-- Work to complete --
Using the entries that follow, collect the lines where the word "YuvPlanes" appears.

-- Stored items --
^^^^^^^^
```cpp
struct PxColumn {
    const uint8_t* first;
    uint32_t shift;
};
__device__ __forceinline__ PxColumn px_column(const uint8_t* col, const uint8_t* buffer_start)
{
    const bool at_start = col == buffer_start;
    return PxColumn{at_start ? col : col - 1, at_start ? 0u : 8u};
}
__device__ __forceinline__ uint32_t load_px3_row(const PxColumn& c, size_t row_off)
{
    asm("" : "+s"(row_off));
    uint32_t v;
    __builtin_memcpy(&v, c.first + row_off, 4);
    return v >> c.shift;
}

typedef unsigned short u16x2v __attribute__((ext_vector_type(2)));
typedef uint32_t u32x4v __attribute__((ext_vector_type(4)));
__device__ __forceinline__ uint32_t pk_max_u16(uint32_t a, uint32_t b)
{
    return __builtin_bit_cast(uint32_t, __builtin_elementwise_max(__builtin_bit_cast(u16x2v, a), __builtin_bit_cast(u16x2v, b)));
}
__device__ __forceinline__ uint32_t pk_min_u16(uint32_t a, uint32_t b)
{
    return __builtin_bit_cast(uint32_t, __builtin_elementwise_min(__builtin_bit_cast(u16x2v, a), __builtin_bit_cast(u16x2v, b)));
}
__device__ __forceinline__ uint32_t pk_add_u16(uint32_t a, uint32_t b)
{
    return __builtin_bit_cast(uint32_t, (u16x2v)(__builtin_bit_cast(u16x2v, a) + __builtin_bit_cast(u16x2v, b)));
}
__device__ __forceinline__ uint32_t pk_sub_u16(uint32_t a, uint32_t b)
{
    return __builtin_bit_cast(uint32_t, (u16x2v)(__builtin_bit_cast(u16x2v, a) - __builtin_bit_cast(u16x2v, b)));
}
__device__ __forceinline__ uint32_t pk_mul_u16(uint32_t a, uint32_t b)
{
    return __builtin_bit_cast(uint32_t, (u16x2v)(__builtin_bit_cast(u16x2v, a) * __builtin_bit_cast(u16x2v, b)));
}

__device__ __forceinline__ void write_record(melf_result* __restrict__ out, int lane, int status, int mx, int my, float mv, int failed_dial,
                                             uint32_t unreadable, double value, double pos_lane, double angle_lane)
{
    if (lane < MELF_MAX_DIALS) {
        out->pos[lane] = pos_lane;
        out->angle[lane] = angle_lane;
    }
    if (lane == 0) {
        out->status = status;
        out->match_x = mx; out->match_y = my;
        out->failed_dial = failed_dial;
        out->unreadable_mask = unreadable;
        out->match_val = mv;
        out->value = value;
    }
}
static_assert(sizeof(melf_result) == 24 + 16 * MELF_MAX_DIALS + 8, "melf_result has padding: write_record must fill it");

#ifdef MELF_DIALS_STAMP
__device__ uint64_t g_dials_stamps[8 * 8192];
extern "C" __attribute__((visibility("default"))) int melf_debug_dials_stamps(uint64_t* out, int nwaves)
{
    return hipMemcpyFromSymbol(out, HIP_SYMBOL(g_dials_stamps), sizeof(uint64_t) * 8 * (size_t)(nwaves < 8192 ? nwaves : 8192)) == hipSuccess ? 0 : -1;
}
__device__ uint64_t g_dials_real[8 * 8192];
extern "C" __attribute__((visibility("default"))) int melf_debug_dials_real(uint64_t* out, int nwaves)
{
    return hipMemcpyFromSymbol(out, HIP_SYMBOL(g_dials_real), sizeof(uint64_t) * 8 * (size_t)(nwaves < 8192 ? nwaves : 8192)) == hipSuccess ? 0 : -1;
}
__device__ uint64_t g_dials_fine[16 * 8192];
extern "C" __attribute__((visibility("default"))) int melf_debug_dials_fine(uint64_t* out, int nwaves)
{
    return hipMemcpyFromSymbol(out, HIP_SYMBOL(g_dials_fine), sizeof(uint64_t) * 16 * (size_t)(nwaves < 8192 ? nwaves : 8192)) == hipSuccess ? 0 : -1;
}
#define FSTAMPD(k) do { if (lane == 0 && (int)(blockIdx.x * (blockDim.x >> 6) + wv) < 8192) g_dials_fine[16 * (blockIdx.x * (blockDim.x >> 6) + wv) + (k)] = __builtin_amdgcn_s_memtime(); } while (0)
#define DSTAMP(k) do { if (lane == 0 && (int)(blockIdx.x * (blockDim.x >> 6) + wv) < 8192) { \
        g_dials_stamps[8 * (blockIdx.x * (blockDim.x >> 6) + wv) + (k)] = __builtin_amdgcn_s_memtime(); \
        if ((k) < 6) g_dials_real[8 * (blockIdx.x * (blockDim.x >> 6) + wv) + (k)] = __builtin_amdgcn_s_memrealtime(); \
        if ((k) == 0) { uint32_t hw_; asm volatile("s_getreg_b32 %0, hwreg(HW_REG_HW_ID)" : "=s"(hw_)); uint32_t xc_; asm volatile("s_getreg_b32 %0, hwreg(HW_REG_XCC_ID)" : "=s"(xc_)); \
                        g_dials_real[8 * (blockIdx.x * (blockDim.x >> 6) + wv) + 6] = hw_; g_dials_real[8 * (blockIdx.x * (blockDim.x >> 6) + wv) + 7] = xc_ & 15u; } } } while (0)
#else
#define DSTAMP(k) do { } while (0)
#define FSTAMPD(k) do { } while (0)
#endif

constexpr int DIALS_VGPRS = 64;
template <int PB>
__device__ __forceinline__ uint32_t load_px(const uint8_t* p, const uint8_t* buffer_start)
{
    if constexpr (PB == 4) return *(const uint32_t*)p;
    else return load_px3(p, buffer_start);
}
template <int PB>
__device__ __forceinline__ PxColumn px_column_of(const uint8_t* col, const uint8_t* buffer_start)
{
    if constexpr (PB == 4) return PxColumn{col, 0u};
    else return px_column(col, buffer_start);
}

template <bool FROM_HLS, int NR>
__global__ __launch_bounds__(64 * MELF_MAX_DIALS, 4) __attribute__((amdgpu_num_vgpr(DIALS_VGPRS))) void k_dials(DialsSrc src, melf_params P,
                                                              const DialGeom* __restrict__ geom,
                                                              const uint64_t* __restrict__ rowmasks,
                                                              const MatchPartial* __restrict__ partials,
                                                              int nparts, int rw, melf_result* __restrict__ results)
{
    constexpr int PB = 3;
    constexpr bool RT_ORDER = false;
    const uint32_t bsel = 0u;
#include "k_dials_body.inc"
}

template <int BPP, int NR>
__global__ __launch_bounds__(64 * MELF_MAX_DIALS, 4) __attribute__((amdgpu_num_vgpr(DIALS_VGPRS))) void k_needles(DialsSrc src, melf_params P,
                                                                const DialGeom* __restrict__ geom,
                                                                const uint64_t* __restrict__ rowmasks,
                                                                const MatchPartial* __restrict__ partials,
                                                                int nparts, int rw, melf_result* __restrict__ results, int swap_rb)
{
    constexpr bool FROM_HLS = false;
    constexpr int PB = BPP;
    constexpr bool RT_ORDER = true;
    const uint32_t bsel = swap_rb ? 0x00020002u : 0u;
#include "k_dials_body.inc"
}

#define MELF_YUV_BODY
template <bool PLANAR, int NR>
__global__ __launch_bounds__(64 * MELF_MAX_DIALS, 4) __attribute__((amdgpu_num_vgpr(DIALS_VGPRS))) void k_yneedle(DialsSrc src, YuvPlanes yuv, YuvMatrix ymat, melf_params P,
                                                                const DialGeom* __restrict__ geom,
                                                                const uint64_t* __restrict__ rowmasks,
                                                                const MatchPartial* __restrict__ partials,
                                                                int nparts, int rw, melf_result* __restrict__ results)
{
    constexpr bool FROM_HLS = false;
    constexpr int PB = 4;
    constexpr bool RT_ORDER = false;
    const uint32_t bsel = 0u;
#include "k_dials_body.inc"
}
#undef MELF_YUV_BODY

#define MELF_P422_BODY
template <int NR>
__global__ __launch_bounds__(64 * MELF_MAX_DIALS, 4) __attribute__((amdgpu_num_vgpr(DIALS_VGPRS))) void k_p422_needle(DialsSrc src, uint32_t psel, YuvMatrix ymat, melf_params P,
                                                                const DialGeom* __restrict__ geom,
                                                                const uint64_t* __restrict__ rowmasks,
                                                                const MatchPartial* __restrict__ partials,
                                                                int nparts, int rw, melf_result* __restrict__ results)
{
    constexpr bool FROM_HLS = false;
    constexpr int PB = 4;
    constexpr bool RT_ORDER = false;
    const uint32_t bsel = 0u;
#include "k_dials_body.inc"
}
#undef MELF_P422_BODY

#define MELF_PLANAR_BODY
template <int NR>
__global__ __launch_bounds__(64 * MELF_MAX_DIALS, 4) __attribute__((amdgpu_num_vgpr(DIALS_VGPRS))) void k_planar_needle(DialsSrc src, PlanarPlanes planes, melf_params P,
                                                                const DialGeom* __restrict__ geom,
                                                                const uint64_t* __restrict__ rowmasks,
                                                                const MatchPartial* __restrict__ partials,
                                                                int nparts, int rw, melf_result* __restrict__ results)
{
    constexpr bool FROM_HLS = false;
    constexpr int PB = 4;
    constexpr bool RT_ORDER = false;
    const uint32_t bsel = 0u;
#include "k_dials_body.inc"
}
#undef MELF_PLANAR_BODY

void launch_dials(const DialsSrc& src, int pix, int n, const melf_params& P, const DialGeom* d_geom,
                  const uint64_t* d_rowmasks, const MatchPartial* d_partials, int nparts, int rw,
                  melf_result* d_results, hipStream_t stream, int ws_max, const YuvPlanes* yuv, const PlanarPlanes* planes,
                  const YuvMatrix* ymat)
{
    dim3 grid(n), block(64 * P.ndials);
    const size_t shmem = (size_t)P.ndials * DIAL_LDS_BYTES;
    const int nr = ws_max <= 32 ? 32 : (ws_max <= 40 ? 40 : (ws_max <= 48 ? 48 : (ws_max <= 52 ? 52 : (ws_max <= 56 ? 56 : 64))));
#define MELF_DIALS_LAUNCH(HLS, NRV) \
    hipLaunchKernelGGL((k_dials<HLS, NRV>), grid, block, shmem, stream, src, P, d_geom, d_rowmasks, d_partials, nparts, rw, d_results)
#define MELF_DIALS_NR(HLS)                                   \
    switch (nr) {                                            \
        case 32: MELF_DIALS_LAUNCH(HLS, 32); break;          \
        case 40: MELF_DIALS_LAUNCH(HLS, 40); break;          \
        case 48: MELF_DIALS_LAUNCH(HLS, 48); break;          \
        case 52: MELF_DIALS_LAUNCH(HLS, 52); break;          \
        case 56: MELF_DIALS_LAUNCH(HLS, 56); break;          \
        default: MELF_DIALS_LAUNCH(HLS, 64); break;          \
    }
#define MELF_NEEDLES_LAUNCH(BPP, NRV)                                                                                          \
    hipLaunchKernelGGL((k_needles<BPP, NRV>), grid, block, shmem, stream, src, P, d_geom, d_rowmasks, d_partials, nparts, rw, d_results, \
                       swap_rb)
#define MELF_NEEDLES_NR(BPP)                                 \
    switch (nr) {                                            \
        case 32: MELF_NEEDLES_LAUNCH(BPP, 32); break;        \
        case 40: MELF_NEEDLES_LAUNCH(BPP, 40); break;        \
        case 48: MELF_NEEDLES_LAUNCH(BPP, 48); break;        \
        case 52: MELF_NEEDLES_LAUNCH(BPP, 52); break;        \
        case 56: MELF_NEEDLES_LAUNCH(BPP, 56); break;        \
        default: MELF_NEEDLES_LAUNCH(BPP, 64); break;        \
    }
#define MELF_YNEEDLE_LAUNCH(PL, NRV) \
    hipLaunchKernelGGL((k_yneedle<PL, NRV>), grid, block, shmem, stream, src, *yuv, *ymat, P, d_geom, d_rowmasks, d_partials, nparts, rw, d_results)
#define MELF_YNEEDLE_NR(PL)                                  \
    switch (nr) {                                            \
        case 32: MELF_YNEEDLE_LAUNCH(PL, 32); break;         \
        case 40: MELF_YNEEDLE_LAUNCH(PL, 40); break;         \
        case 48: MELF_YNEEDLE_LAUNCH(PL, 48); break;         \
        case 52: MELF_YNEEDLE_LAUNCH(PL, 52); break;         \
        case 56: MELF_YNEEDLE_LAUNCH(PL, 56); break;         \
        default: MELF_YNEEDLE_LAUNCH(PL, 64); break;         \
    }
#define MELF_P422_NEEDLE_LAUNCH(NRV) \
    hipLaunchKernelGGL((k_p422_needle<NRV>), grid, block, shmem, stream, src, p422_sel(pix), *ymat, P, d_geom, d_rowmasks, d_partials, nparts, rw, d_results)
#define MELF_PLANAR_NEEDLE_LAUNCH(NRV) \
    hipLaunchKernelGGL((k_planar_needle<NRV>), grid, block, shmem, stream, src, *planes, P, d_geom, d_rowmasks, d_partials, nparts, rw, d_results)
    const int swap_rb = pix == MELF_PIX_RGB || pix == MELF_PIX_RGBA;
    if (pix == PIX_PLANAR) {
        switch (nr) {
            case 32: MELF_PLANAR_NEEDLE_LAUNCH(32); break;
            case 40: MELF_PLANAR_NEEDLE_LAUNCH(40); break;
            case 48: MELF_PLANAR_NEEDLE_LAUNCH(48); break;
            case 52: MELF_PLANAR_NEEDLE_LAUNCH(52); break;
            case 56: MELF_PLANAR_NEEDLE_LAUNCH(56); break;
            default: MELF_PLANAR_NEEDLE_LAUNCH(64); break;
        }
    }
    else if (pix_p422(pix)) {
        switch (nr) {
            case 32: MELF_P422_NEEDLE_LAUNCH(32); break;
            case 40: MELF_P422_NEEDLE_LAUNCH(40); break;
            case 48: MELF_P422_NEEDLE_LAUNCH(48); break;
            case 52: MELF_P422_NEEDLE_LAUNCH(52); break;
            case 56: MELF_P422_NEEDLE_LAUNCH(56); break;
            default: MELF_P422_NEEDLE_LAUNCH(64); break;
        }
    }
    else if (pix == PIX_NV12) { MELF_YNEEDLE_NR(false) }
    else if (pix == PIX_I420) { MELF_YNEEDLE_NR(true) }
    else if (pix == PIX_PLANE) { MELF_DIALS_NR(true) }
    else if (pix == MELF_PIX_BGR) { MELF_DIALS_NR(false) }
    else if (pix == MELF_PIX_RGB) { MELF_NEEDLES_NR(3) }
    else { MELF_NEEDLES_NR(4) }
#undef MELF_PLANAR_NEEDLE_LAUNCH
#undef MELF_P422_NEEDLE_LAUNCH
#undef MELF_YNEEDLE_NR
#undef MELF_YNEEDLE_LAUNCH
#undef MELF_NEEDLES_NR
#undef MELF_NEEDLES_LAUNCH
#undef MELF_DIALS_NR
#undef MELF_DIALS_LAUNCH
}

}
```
^^^^^^^^
-- Written response --
__global__ __launch_bounds__(64 * MELF_MAX_DIALS, 4) __attribute__((amdgpu_num_vgpr(DIALS_VGPRS))) void k_yneedle(DialsSrc src, YuvPlanes yuv, YuvMatrix ymat, melf_params P,
                  melf_result* d_results, hipStream_t stream, int ws_max, const YuvPlanes* yuv, const PlanarPlanes* planes,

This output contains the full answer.